■ **TASK**
Lines with the word "threadIdx" are the answer; copy each of them from the data below.

■ **RECORD EXCERPTS**
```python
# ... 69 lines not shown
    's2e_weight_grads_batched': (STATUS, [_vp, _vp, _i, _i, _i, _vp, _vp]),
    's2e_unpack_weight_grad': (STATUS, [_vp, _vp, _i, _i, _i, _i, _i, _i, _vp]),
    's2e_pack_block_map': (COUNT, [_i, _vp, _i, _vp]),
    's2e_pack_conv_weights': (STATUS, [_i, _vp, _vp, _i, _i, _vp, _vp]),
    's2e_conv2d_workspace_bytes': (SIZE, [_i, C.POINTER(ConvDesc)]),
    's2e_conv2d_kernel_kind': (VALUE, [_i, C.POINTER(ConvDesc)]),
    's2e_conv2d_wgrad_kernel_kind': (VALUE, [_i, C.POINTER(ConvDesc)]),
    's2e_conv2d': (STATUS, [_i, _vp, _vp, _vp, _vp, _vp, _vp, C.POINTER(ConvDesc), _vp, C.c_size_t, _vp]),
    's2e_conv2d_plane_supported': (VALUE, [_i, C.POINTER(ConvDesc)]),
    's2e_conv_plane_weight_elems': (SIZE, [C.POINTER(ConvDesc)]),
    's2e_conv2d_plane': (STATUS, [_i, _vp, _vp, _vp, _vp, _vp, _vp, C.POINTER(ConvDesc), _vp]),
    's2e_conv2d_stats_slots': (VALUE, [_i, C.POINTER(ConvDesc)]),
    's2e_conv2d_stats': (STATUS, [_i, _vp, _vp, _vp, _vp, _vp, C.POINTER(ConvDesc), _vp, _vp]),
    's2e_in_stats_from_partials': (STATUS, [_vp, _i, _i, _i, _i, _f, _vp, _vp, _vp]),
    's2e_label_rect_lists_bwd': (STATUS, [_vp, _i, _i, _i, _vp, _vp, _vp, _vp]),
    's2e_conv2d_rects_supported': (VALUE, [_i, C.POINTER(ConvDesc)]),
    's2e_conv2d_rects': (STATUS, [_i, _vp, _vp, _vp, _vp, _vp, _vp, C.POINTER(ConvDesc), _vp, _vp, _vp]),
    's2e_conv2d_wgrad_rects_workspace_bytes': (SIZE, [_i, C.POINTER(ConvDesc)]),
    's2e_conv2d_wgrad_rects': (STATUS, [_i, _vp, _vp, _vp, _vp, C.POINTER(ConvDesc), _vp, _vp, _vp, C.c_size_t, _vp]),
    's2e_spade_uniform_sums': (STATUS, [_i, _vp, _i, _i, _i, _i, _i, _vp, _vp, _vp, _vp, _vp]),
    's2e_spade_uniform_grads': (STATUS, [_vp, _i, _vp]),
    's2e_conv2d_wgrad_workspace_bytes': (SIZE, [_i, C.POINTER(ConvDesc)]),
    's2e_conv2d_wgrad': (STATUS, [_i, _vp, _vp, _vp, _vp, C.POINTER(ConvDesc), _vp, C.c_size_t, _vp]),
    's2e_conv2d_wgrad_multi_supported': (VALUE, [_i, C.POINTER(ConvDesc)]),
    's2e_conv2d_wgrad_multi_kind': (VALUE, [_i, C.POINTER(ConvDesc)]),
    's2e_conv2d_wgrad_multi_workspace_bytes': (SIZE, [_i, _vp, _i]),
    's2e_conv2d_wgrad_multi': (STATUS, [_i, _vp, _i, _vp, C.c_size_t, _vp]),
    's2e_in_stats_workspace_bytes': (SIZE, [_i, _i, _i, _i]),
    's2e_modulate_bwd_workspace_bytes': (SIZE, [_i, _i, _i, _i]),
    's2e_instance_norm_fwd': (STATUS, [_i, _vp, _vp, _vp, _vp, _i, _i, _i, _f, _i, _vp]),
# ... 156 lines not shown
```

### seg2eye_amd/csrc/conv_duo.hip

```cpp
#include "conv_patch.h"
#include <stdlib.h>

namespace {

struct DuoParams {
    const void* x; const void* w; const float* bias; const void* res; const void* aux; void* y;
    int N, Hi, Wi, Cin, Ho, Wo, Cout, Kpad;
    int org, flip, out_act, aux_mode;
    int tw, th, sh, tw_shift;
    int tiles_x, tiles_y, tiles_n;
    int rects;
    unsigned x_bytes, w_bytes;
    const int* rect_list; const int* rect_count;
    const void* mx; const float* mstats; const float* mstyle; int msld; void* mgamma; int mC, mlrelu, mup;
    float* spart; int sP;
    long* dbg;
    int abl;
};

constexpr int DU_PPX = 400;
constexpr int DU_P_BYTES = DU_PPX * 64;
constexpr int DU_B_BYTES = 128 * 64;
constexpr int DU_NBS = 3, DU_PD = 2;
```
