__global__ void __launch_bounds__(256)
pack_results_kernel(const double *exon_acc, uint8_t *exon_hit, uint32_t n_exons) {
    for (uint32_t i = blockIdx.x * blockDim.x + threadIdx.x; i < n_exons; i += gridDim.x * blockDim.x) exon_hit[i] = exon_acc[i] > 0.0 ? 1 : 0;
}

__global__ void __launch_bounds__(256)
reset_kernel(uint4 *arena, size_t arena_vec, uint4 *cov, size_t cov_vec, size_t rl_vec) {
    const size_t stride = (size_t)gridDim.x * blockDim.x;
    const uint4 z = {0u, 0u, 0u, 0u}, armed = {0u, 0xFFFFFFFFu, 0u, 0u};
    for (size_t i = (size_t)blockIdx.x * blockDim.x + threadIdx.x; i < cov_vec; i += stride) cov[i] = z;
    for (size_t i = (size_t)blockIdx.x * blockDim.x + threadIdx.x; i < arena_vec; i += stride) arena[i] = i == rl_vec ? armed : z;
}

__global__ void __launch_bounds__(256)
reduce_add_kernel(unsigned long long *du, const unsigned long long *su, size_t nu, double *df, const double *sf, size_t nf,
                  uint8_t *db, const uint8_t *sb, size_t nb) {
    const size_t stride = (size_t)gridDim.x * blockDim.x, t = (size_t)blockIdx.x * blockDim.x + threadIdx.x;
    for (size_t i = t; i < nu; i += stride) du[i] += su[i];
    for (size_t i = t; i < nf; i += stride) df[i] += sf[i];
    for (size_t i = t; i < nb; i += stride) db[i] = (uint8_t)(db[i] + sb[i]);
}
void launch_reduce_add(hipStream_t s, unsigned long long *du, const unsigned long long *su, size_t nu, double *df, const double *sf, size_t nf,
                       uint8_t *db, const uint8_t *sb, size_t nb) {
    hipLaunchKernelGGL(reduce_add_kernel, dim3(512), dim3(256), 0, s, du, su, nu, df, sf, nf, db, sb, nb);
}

---

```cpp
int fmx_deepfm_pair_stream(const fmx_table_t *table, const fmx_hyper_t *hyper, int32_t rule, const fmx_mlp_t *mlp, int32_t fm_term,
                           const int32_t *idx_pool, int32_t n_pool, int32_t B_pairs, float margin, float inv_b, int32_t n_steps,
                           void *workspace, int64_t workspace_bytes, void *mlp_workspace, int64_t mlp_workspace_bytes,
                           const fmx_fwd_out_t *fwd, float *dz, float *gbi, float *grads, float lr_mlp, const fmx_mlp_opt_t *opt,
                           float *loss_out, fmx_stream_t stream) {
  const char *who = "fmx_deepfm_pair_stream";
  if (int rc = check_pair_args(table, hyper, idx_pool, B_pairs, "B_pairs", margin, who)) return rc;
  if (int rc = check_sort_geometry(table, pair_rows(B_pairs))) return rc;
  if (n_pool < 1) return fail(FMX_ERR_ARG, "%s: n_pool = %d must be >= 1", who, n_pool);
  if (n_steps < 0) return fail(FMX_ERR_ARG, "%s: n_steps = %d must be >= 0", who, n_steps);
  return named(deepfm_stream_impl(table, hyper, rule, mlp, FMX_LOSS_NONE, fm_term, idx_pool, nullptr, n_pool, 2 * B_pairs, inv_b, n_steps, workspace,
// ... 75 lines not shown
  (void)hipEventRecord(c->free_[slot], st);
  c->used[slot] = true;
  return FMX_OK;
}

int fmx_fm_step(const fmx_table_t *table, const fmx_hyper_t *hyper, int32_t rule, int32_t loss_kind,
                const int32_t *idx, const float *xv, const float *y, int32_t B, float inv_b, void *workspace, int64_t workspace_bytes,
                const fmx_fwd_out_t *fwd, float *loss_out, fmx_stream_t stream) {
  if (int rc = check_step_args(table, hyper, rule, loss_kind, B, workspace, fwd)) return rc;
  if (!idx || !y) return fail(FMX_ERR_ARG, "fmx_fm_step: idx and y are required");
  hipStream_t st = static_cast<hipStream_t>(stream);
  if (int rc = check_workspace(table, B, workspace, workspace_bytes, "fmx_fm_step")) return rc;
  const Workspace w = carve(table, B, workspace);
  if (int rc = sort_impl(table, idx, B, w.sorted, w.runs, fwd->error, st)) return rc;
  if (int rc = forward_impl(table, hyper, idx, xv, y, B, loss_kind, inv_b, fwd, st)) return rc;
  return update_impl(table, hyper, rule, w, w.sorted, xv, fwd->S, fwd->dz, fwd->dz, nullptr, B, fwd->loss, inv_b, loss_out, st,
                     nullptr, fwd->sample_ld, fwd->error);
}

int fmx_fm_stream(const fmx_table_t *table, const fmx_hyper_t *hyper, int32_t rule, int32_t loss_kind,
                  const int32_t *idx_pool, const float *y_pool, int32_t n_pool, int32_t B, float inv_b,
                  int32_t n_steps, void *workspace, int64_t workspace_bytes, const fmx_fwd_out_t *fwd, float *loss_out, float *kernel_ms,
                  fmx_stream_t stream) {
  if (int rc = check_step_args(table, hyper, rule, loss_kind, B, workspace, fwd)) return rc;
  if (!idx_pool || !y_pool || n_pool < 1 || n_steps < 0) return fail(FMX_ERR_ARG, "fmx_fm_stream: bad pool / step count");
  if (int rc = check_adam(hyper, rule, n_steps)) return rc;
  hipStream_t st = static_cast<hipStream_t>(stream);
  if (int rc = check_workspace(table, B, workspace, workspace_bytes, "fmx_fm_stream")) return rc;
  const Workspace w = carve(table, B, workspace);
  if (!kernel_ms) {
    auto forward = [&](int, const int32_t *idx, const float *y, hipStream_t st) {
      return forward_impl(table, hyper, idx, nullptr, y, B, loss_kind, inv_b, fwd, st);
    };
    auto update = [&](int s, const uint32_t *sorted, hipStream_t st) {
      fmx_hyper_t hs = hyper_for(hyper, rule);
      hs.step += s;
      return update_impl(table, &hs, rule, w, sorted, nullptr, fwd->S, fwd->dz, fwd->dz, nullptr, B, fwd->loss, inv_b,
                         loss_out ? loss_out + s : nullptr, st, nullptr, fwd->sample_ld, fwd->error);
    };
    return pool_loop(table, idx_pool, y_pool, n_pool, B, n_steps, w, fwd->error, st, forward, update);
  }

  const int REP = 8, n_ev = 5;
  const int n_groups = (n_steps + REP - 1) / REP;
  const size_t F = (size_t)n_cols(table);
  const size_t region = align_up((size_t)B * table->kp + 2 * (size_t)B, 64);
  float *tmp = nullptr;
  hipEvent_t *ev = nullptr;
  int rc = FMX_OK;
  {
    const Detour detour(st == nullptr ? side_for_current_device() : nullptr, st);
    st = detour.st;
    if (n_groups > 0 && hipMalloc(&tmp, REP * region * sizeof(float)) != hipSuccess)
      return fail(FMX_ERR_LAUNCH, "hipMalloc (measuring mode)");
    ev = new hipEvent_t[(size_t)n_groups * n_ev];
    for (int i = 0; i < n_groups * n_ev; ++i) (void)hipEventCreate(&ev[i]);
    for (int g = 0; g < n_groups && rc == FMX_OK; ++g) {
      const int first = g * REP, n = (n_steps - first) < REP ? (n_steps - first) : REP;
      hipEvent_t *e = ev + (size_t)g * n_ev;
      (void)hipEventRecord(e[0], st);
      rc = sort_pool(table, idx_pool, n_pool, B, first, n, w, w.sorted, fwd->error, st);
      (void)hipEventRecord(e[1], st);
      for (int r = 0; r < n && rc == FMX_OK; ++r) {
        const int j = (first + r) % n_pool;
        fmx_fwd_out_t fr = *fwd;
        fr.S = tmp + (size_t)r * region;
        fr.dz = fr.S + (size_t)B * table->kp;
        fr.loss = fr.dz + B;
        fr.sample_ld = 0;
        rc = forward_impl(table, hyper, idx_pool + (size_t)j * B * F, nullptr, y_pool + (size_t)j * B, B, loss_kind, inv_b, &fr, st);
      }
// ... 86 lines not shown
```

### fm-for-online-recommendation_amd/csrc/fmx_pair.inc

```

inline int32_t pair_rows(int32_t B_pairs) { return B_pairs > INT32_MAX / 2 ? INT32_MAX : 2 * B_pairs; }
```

==

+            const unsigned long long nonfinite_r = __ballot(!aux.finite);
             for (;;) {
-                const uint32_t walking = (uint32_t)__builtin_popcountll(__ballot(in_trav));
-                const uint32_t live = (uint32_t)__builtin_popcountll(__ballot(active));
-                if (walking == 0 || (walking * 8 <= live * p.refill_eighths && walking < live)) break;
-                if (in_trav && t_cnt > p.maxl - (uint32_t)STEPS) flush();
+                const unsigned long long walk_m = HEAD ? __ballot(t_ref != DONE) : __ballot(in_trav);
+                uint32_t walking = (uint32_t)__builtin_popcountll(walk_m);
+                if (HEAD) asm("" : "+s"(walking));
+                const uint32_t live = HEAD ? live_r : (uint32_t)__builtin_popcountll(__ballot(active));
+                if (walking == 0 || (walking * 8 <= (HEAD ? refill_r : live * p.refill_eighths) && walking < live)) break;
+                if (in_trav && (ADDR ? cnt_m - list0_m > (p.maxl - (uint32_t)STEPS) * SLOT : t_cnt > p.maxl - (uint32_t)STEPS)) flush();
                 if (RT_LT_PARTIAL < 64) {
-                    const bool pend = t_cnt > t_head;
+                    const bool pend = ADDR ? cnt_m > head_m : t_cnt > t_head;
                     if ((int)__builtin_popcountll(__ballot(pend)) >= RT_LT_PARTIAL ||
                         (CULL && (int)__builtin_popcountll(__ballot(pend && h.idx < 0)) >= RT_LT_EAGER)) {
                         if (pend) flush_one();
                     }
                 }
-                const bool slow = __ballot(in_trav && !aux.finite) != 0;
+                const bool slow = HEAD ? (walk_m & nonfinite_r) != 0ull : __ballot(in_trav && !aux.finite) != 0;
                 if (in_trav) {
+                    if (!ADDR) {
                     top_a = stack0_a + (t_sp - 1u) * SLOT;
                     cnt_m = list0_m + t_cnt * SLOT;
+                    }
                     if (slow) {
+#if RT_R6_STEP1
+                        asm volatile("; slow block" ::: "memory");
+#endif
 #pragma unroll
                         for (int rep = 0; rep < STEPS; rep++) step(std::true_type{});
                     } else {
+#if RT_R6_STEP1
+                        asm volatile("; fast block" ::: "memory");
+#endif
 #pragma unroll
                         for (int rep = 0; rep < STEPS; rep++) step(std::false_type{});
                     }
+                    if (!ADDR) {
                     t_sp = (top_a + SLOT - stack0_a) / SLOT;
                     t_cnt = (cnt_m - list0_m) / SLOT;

■ **RESULT FOR THIS TASK**
    for (uint32_t i = blockIdx.x * blockDim.x + threadIdx.x; i < n_exons; i += gridDim.x * blockDim.x) exon_hit[i] = exon_acc[i] > 0.0 ? 1 : 0;
    for (size_t i = (size_t)blockIdx.x * blockDim.x + threadIdx.x; i < cov_vec; i += stride) cov[i] = z;
    for (size_t i = (size_t)blockIdx.x * blockDim.x + threadIdx.x; i < arena_vec; i += stride) arena[i] = i == rl_vec ? armed : z;
    const size_t stride = (size_t)gridDim.x * blockDim.x, t = (size_t)blockIdx.x * blockDim.x + threadIdx.x;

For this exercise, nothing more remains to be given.